■ **Records for processing**:
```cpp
extern "C" int mmvid_adam_step_rows(float* p, const float* g, float* m, float* v, void* shadow_bf16, int64_t n, float lr,
                                    const float* lr_dev, float beta1, float beta2, float eps, float weight_decay, int step,
                                    const float* step_dev, float max_norm, const float* sqnorm, float grad_scale,
                                    const uint8_t* row_flags, int64_t table_lo, int64_t table_rows, int rowlen, void* stream) {
    MMVID_REQUIRE(p && g && m && v && n >= 0 && (step >= 1 || step_dev), "adam_step: bad arguments");
    MMVID_REQUIRE(!row_flags || weight_decay == 0.f, "adam_step: lazy rows are exact only without weight decay");
    LazyRows z;
    if (int rc = make_lazy(z, row_flags, table_lo, table_rows, rowlen, n)) return rc;
    MMVID_REQUIRE((((uintptr_t)p | (uintptr_t)g | (uintptr_t)m | (uintptr_t)v) & 15) == 0 && ((uintptr_t)shadow_bf16 & 7) == 0,
                  "adam_step: buffers must be 16-byte aligned");
    if (n == 0) return MMVID_OK;
    AdamArgs a;
    a.lr = lr, a.beta1 = beta1, a.beta2 = beta2, a.eps = eps, a.weight_decay = weight_decay;
    a.bc1 = 1.0f - powf(beta1, (float)(step >= 1 ? step : 1));
    a.bc2_sqrt = sqrtf(1.0f - powf(beta2, (float)(step >= 1 ? step : 1)));
    a.max_norm = max_norm, a.grad_scale = grad_scale;
    hipLaunchKernelGGL(adam_kernel, dim3(grid_for(n)), dim3(256), 0, (hipStream_t)stream, p, g, m, v, (bf16_t*)shadow_bf16,
                       (long)n, a, sqnorm, step_dev, lr_dev, z);
    MMVID_LAUNCH_CHECK("adam_step");
    return MMVID_OK;
}

extern "C" int mmvid_cast_f32_to_bf16(const float* x, void* y, int64_t n, void* stream) {
    MMVID_REQUIRE(x && y && n >= 0, "cast_f32_to_bf16: bad arguments");
    MMVID_REQUIRE(((uintptr_t)x & 15) == 0 && ((uintptr_t)y & 7) == 0, "cast_f32_to_bf16: alignment");
    if (n == 0) return MMVID_OK;
    hipLaunchKernelGGL(cast_bf16_kernel, dim3(grid_for(n)), dim3(256), 0, (hipStream_t)stream, x, (bf16_t*)y, (long)n);
    MMVID_LAUNCH_CHECK("cast_f32_to_bf16");
    return MMVID_OK;
}
```

### mmvid_amd/csrc/tower.hip

```cpp
#include "../../include/mmvid_hip.h"
#include "common.h"
#include <vector>

#include "graphs.h"

namespace {

inline int64_t align256(int64_t x) { return (x + 255) & ~(int64_t)255; }
constexpr int kMaxSplitK = 16;
constexpr int kLnBwdBlocks = 512;

struct Dims {
    int B, L, E, H, F, layers;
    int64_t M;
};
Dims dims_of(const mmvid_tower_cfg_t& c) {
    Dims d;
    d.B = c.B, d.L = c.L, d.E = c.E, d.H = c.H, d.F = c.F, d.layers = c.layers;
    d.M = (int64_t)c.B * c.L;
    return d;
}

struct SavedLayer {
    int64_t x_in, x_mid, mean1, rstd1, mean2, rstd2, h1, qkv, o, lse2, h2, pre, act, k_gpj, k_dpre, k_gout, k_dqkv, k_ln1, k_ln2, total;
// ... 53 lines not shown

#define TRY(call)                   \
    do {                            \
        int rc__ = (call);          \
        if (rc__ != 0) return rc__; \
    } while (0)

int check_cfg(const mmvid_tower_cfg_t* c) {
    MMVID_REQUIRE(c, "tower: null config");
    MMVID_REQUIRE(c->B > 0 && c->L > 0 && c->layers > 0, "tower: bad B/L/layers");
    MMVID_REQUIRE(c->E == c->H * 64 && c->E % 8 == 0 && c->F % 8 == 0 && c->E <= 1024,
                  "tower: need E == 64*H <= 1024 and F %% 8 == 0 (E=%d H=%d F=%d)", c->E, c->H, c->F);
    return 0;
}

int linear_fwd(int64_t M, int N, int K, const void* X, const void* W, const float* bias, const float* residual,
               void* save_pre, int act, float* out_f32, void* out_bf16, void* st) {
    return mmvid_gemm_bf16(0, 0, (int)M, N, K, X, K, W, K, 1, 0, 0, 0, 1, 1.0f, bias, residual, N, nullptr, save_pre, N,
                           act, 0, out_f32, out_bf16, N, nullptr, st);
}
int linear_dx(int64_t M, int N, int K, const void* dY, const void* W, const void* dact_pre, float* out_f32,
              void* out_bf16, void* st, float* out_colsum = nullptr, void* det_ws = nullptr, int64_t det_bytes = 0) {
    if (out_colsum && det_ws)
        return mmvid_gemm_bf16_det(0, 1, (int)M, K, N, dY, N, W, K, 1, 0, 0, 0, 1, 1.0f, nullptr, nullptr, 0, dact_pre, nullptr, K,
                                   0, 0, out_f32, out_bf16, K, out_colsum, det_ws, det_bytes, st);
    return mmvid_gemm_bf16(0, 1, (int)M, K, N, dY, N, W, K, 1, 0, 0, 0, 1, 1.0f, nullptr, nullptr, 0, dact_pre, nullptr, K,
                           0, 0, out_f32, out_bf16, K, out_colsum, st);
}
int linear_dw(int64_t M, int N, int K, const void* dY, const void* X, float* dW, float* db, float* ws, void* st) {
    if (dW) {
        const int sk = mmvid_gemm_dw_pick_splitk(M, N, K);
        TRY(mmvid_gemm_bf16_dw(M, N, K, dY, N, X, K, sk, ws, dW, 1, st));
    }
    if (db) TRY(mmvid_colsum_bf16(dY, N, M, N, db, st));
    return 0;
}

}
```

■ **Task requirements**: Starting at the top of the records, copy every line exactly.

■ **Output of the task**:
```cpp
extern "C" int mmvid_adam_step_rows(float* p, const float* g, float* m, float* v, void* shadow_bf16, int64_t n, float lr,
                                    const float* lr_dev, float beta1, float beta2, float eps, float weight_decay, int step,
                                    const float* step_dev, float max_norm, const float* sqnorm, float grad_scale,
                                    const uint8_t* row_flags, int64_t table_lo, int64_t table_rows, int rowlen, void* stream) {
    MMVID_REQUIRE(p && g && m && v && n >= 0 && (step >= 1 || step_dev), "adam_step: bad arguments");
    MMVID_REQUIRE(!row_flags || weight_decay == 0.f, "adam_step: lazy rows are exact only without weight decay");
    LazyRows z;
    if (int rc = make_lazy(z, row_flags, table_lo, table_rows, rowlen, n)) return rc;
    MMVID_REQUIRE((((uintptr_t)p | (uintptr_t)g | (uintptr_t)m | (uintptr_t)v) & 15) == 0 && ((uintptr_t)shadow_bf16 & 7) == 0,
                  "adam_step: buffers must be 16-byte aligned");
    if (n == 0) return MMVID_OK;
    AdamArgs a;
    a.lr = lr, a.beta1 = beta1, a.beta2 = beta2, a.eps = eps, a.weight_decay = weight_decay;
    a.bc1 = 1.0f - powf(beta1, (float)(step >= 1 ? step : 1));
    a.bc2_sqrt = sqrtf(1.0f - powf(beta2, (float)(step >= 1 ? step : 1)));
    a.max_norm = max_norm, a.grad_scale = grad_scale;
    hipLaunchKernelGGL(adam_kernel, dim3(grid_for(n)), dim3(256), 0, (hipStream_t)stream, p, g, m, v, (bf16_t*)shadow_bf16,
                       (long)n, a, sqnorm, step_dev, lr_dev, z);
    MMVID_LAUNCH_CHECK("adam_step");
    return MMVID_OK;
}

extern "C" int mmvid_cast_f32_to_bf16(const float* x, void* y, int64_t n, void* stream) {
    MMVID_REQUIRE(x && y && n >= 0, "cast_f32_to_bf16: bad arguments");
    MMVID_REQUIRE(((uintptr_t)x & 15) == 0 && ((uintptr_t)y & 7) == 0, "cast_f32_to_bf16: alignment");
    if (n == 0) return MMVID_OK;
    hipLaunchKernelGGL(cast_bf16_kernel, dim3(grid_for(n)), dim3(256), 0, (hipStream_t)stream, x, (bf16_t*)y, (long)n);
    MMVID_LAUNCH_CHECK("cast_f32_to_bf16");
    return MMVID_OK;
}
```

### mmvid_amd/csrc/tower.hip

```cpp
#include "../../include/mmvid_hip.h"
#include "common.h"
#include <vector>

#include "graphs.h"

namespace {

inline int64_t align256(int64_t x) { return (x + 255) & ~(int64_t)255; }
constexpr int kMaxSplitK = 16;
constexpr int kLnBwdBlocks = 512;

struct Dims {
    int B, L, E, H, F, layers;
    int64_t M;
};
Dims dims_of(const mmvid_tower_cfg_t& c) {
    Dims d;
    d.B = c.B, d.L = c.L, d.E = c.E, d.H = c.H, d.F = c.F, d.layers = c.layers;
    d.M = (int64_t)c.B * c.L;
    return d;
}

struct SavedLayer {
    int64_t x_in, x_mid, mean1, rstd1, mean2, rstd2, h1, qkv, o, lse2, h2, pre, act, k_gpj, k_dpre, k_gout, k_dqkv, k_ln1, k_ln2, total;
// ... 53 lines not shown

#define TRY(call)                   \
    do {                            \
        int rc__ = (call);          \
        if (rc__ != 0) return rc__; \
    } while (0)

int check_cfg(const mmvid_tower_cfg_t* c) {
    MMVID_REQUIRE(c, "tower: null config");
    MMVID_REQUIRE(c->B > 0 && c->L > 0 && c->layers > 0, "tower: bad B/L/layers");
    MMVID_REQUIRE(c->E == c->H * 64 && c->E % 8 == 0 && c->F % 8 == 0 && c->E <= 1024,
                  "tower: need E == 64*H <= 1024 and F %% 8 == 0 (E=%d H=%d F=%d)", c->E, c->H, c->F);
    return 0;
}

int linear_fwd(int64_t M, int N, int K, const void* X, const void* W, const float* bias, const float* residual,
               void* save_pre, int act, float* out_f32, void* out_bf16, void* st) {
    return mmvid_gemm_bf16(0, 0, (int)M, N, K, X, K, W, K, 1, 0, 0, 0, 1, 1.0f, bias, residual, N, nullptr, save_pre, N,
                           act, 0, out_f32, out_bf16, N, nullptr, st);
}
int linear_dx(int64_t M, int N, int K, const void* dY, const void* W, const void* dact_pre, float* out_f32,
              void* out_bf16, void* st, float* out_colsum = nullptr, void* det_ws = nullptr, int64_t det_bytes = 0) {
    if (out_colsum && det_ws)
        return mmvid_gemm_bf16_det(0, 1, (int)M, K, N, dY, N, W, K, 1, 0, 0, 0, 1, 1.0f, nullptr, nullptr, 0, dact_pre, nullptr, K,
                                   0, 0, out_f32, out_bf16, K, out_colsum, det_ws, det_bytes, st);
    return mmvid_gemm_bf16(0, 1, (int)M, K, N, dY, N, W, K, 1, 0, 0, 0, 1, 1.0f, nullptr, nullptr, 0, dact_pre, nullptr, K,
                           0, 0, out_f32, out_bf16, K, out_colsum, st);
}
int linear_dw(int64_t M, int N, int K, const void* dY, const void* X, float* dW, float* db, float* ws, void* st) {
    if (dW) {
        const int sk = mmvid_gemm_dw_pick_splitk(M, N, K);
        TRY(mmvid_gemm_bf16_dw(M, N, K, dY, N, X, K, sk, ws, dW, 1, st));
    }
    if (db) TRY(mmvid_colsum_bf16(dY, N, M, N, db, st));
    return 0;
}

}
```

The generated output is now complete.